Pat 127, I appreciate your input and totally understand what you are saying but i feel very strongly that if you are permanent in your employment you should be offered something by your employer to show that you are a valued member of staff firstly and secondly as a good will gesture.  What I don't understand is how so many employees in the private sector do get the top-up and others like me don't.

While I certainly don't mean to whinge on about this, I must stress that I would love to know how some employers (in the private sector) decipher to give the top-up and some don't. What really annoys me is that my employer will benefit from my absence as the person replacing me is on a much lower wage.


----------



## ClubMan (20 Feb 2007)

*Re: Fulltime permanent position in a Third Level College. Maternity and "top up" paym*



Margie said:


> What I don't understand is how so many employees in the private sector do get the top-up and others like me don't.


Some do. Some don't. There's no standard to this. It's all down to the individual employee's contract of employment and benefits package.


> While I certainly don't mean to whinge on about this, I must stress that I would love to know how some employers (in the private sector) decipher to give the top-up and some don't.
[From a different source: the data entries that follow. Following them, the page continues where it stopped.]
# alphacep/vosk-tts

Measured on NVIDIA H100. Metric: audio samples/sec @22.05kHz, 128-phoneme utterance, higher is better.
Workload: dtype fp32 (flow/decoder convs + attention: bf16 hi+lo split x3 MMAs on wgmma, fp32 accumulate; rest fp32 FFMA)

## Files before the change

### vosk_tts_b200/csrc/conv_tc.cuh

```cuda
#pragma once
#include <type_traits>
#include <cuda.h>
#include <cuda_bf16.h>
#include <cuda_runtime.h>
#include <stdint.h>
#include "wgmma.cuh"

namespace vtts {

constexpr int TC_BM = 128;
constexpr int TC_BK = 64;
#ifndef VTTS_TC_AST64
#define VTTS_TC_AST64 3
#endif
#ifndef VTTS_TC_WST64
#define VTTS_TC_WST64 4
#endif
#ifndef VTTS_TC_AST128
#define VTTS_TC_AST128 3
#endif
#ifndef VTTS_TC_WST128
#define VTTS_TC_WST128 4
#endif
template <int BN> constexpr int tc_ast() { return BN == 64 ? VTTS_TC_AST64 : VTTS_TC_AST128; }
template <int BN> constexpr int tc_wst() { return BN == 64 ? VTTS_TC_WST64 : VTTS_TC_WST128; }
constexpr int TC_CWG = 2;
constexpr int TC_THREADS = TC_CWG * 128 + 32;
constexpr int TC_MAXP = 4;

enum : int { TCE_RELU = 1, TCE_GATE = 2 };

struct TcProblemBase {
  CUtensorMap a_hi, a_lo, w_hi, w_lo;
  __nv_bfloat16* p_mid;
  const float* bias;
  const float* cond;
  const float* res;
  float* y;
  __nv_bfloat16* p_hi;
  __nv_bfloat16* p_lo;
  int cond_ld, ldr, roff, ldy, yoff, ldp, poff;
  int Cin, Cout, k, dil, pad;
  int out_mul, out_add;
  int in_extra, out_seq_extra;
  int epi;
  float alpha, pl_slope;
  int split;
  int cl0;
};
struct TcProblem : TcProblemBase {
  CUtensorMap a_mid, w_mid;
};

struct TcBatchScalars {
  int n;
  int rmul;
  int tall;
  int a_bytes;
  int baseoff;
  int cn;
  int wpre;
  int np;
  int ast, wst;
  int dbgskip;
  int wmc;
  int persist;
  int gx, gy, gz;
  int split;
  int mixed;
  int nb;
  unsigned long long* dbg;
};
template <class PT, int MP = TC_MAXP>
struct TcBatchT : TcBatchScalars {
  PT p[MP];
};
using TcBatch = TcBatchT<TcProblem>;
template <int MP>
inline TcBatchT<TcProblemBase, MP> tc_lite(const TcBatch& tb) {
  TcBatchT<TcProblemBase, MP> l;
  static_cast<TcBatchScalars&>(l) = tb;
  for (int i = 0; i < MP; ++i) l.p[i] = tb.p[i];
  return l;
}
__device__ __forceinline__ unsigned long long gtimer() {
  unsigned long long t;
  asm volatile("mov.u64 %0, %globaltimer;" : "=l"(t));
  return t;
}
#define TC_STAMP(i) do { if (tb.dbg && blockIdx.x == 0 && blockIdx.y == 0 && blockIdx.z == 0) tb.dbg[i] = gtimer(); } while (0)

__device__ __forceinline__ void tma_load_2d(void* dst, const CUtensorMap* map, int c0, int c1, uint64_t* bar) {
  asm volatile(
      "cp.async.bulk.tensor.2d.shared::cluster.global.mbarrier::complete_tx::bytes [%0], [%1, {%3, %4}], [%2];" ::"r"(smem_u32(dst)),
      "l"(reinterpret_cast<uint64_t>(map)), "r"(smem_u32(bar)), "r"(c0), "r"(c1)
      : "memory");
}
__device__ __forceinline__ void tma_load_2d_mc(void* dst, const CUtensorMap* map, int c0, int c1, uint64_t* bar, uint16_t mask) {
  asm volatile(
      "cp.async.bulk.tensor.2d.shared::cluster.global.mbarrier::complete_tx::bytes.multicast::cluster [%0], [%1, {%3, %4}], [%2], %5;" ::"r"(
          smem_u32(dst)),
      "l"(reinterpret_cast<uint64_t>(map)), "r"(smem_u32(bar)), "r"(c0), "r"(c1), "h"(mask)
      : "memory");
}
__device__ __forceinline__ uint32_t cluster_rank() {
  uint32_t r;
  asm volatile("mov.u32 %0, %%cluster_ctarank;" : "=r"(r));
  return r;
}
__device__ __forceinline__ void mbar_arrive_remote(uint64_t* bar, uint32_t rank) {
  uint32_t ra;
  asm volatile("mapa.shared::cluster.u32 %0, %1, %2;" : "=r"(ra) : "r"(smem_u32(bar)), "r"(rank));
  asm volatile("mbarrier.arrive.release.cluster.shared::cluster.b64 _, [%0];" ::"r"(ra) : "memory");
}
__device__ __forceinline__ void tc_release(uint64_t* bar, int n) {
  if (n > 1) {
    for (int r = 0; r < n; ++r) mbar_arrive_remote(bar, (uint32_t)r);
  } else {
    mbar_arrive(bar);
  }
}


struct TcEpi {
  const float* bias;
  const float* cond;
  const float* res;
  float* y;
  __nv_bfloat16 *p_hi, *p_lo, *p_mid;
  int ldr, roff, ldy, yoff, ldp, poff;
  int ncol;
  float alpha, pl_slope;
  bool gate, relu, store;
};
template <class PT>
__device__ __forceinline__ TcEpi tc_epi(const PT& P, int b, int dbgskip) {
  TcEpi E;
  E.bias = P.bias;
  E.cond = P.cond ? P.cond + (long)b * P.cond_ld : nullptr;
  E.res = (dbgskip & 4) ? nullptr : P.res;
  E.y = P.y;
  E.p_hi = P.p_hi; E.p_lo = P.p_lo; E.p_mid = P.p_mid;
  E.ldr = P.ldr; E.roff = P.roff; E.ldy = P.ldy; E.yoff = P.yoff; E.ldp = P.ldp; E.poff = P.poff;
  E.gate = (P.epi & TCE_GATE) != 0;
  E.relu = (P.epi & TCE_RELU) != 0;
  E.ncol = E.gate ? P.Cout >> 1 : P.Cout;
  E.alpha = P.alpha; E.pl_slope = P.pl_slope;
  E.store = !(dbgskip & 1);
  return E;
}
struct TcEpiCol {
  int c, oc, nout;
  bool ok;
};
__device__ __forceinline__ TcEpiCol tc_epi_col(const TcEpi& E, int c, bool in_tile) {
  TcEpiCol k;
  k.c = c;
  k.oc = E.gate ? c >> 1 : c;
  k.ok = in_tile && k.oc < E.ncol;
  k.nout = E.gate ? 1 : min(2, E.ncol - k.oc);
  return k;
}
struct TcEpiIn {
  float b0, b1, c0, c1, r[2][2];
};
__device__ __forceinline__ TcEpiIn tc_epi_load(const TcEpi& E, const TcEpiCol& k, const long (&orow)[2], const bool (&rowok)[2]) {
  TcEpiIn in = {};
  if (!(k.ok && (rowok[0] || rowok[1]))) return in;
  const bool two = E.gate || k.nout > 1;
  in.b0 = E.bias[k.c];
  if (two) in.b1 = E.bias[k.c + 1];
  if (E.cond) {
    in.c0 = E.cond[k.c];
    if (two) in.c1 = E.cond[k.c + 1];
  }
  if (E.res) {
#pragma unroll
    for (int h = 0; h < 2; ++h) {
      if (!rowok[h]) continue;
      const float* rp = E.res + orow[h] * (long)E.ldr + E.roff + k.oc;
      if (k.nout == 2 && ((E.ldr | E.roff | k.oc) & 1) == 0) {
        const float2 q2 = *reinterpret_cast<const float2*>(rp);
        in.r[h][0] = q2.x; in.r[h][1] = q2.y;
      } else {
        in.r[h][0] = rp[0];
        if (k.nout > 1) in.r[h][1] = rp[1];
      }
    }
  }
  return in;
}
__device__ __forceinline__ void tc_epi_store(const TcEpi& E, const TcEpiCol& k, long orow, float b0, float b1, float c0, float c1,
                                             float r0, float r1, float v0, float v1) {
  const float bv0 = E.cond ? b0 + c0 : b0, bv1 = E.cond ? b1 + c1 : b1;
  float u[2];
  if (E.gate) {
    const float a = v0 + bv0, s = v1 + bv1;
    u[0] = tanhf(a) * (1.f / (1.f + expf(-s)));
    u[1] = 0.f;
  } else {
    u[0] = v0 + bv0;
    u[1] = k.nout > 1 ? v1 + bv1 : 0.f;
  }
#pragma unroll
  for (int e = 0; e < 2; ++e) {
    float q = u[e];
    if (E.relu) q = fmaxf(q, 0.f);
    u[e] = __fmul_rn(q, E.alpha);
  }
  if (E.res) {
    u[0] = __fadd_rn(u[0], r0);
    if (k.nout > 1) u[1] = __fadd_rn(u[1], r1);
  }
  if (!E.store) return;
  const int oc = k.oc, nout = k.nout;
  if (E.y) {
    float* yr = E.y + orow * (long)E.ldy + E.yoff + oc;
    if (nout == 2 && ((E.ldy | E.yoff | oc) & 1) == 0) {
      *reinterpret_cast<float2*>(yr) = make_float2(u[0], u[1]);
    } else {
      yr[0] = u[0];
      if (nout > 1) yr[1] = u[1];
    }
  }
  if (E.p_hi) {
    const long po = orow * (long)E.ldp + E.poff + oc;
    __nv_bfloat16 hb[2], mb[2], lb[2];
#pragma unroll
    for (int e = 0; e < 2; ++e) {
      float q = u[e];
      q = q > 0.f ? q : q * E.pl_slope;
      if (E.p_mid) split_bf16_3(q, hb[e], mb[e], lb[e]);
      else split_bf16(q, hb[e], lb[e]);
    }
    if (nout == 2 && ((E.ldp | E.poff | oc) & 1) == 0) {
      *reinterpret_cast<__nv_bfloat162*>(E.p_hi + po) = __halves2bfloat162(hb[0], hb[1]);
      *reinterpret_cast<__nv_bfloat162*>(E.p_lo + po) = __halves2bfloat162(lb[0], lb[1]);
      if (E.p_mid) *reinterpret_cast<__nv_bfloat162*>(E.p_mid + po) = __halves2bfloat162(mb[0], mb[1]);
    } else {
      E.p_hi[po] = hb[0]; E.p_lo[po] = lb[0];
      if (E.p_mid) E.p_mid[po] = mb[0];
      if (nout > 1) {
        E.p_hi[po + 1] = hb[1]; E.p_lo[po + 1] = lb[1];
        if (E.p_mid) E.p_mid[po + 1] = mb[1];
      }
    }
  }
}
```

What really annoys me is that my employer will benefit from my absence as the person replacing me is on a much lower wage.


Some employers decide for themselves that this is an important part of their standard benefits package in order to attract and retain key staff.


----------



## Margie (20 Feb 2007)

*Re: Fulltime permanent position in a Third Level College. Maternity and "top up" paym*



> Some employers decide for themselves that this is an important part of their standard benefits package in order to attract and retain key staff.


 

That's exactly my point. I really feel that you've hit the point there. It's all about retaining key staff members like myself.


----------



## nelly (20 Feb 2007)

*Re: Fulltime permanent position in a Third Level College. Maternity and "top up" paym*



Margie said:


> That's exactly my point. I really feel that you've hit the point there. It's all about retaining key staff members like myself.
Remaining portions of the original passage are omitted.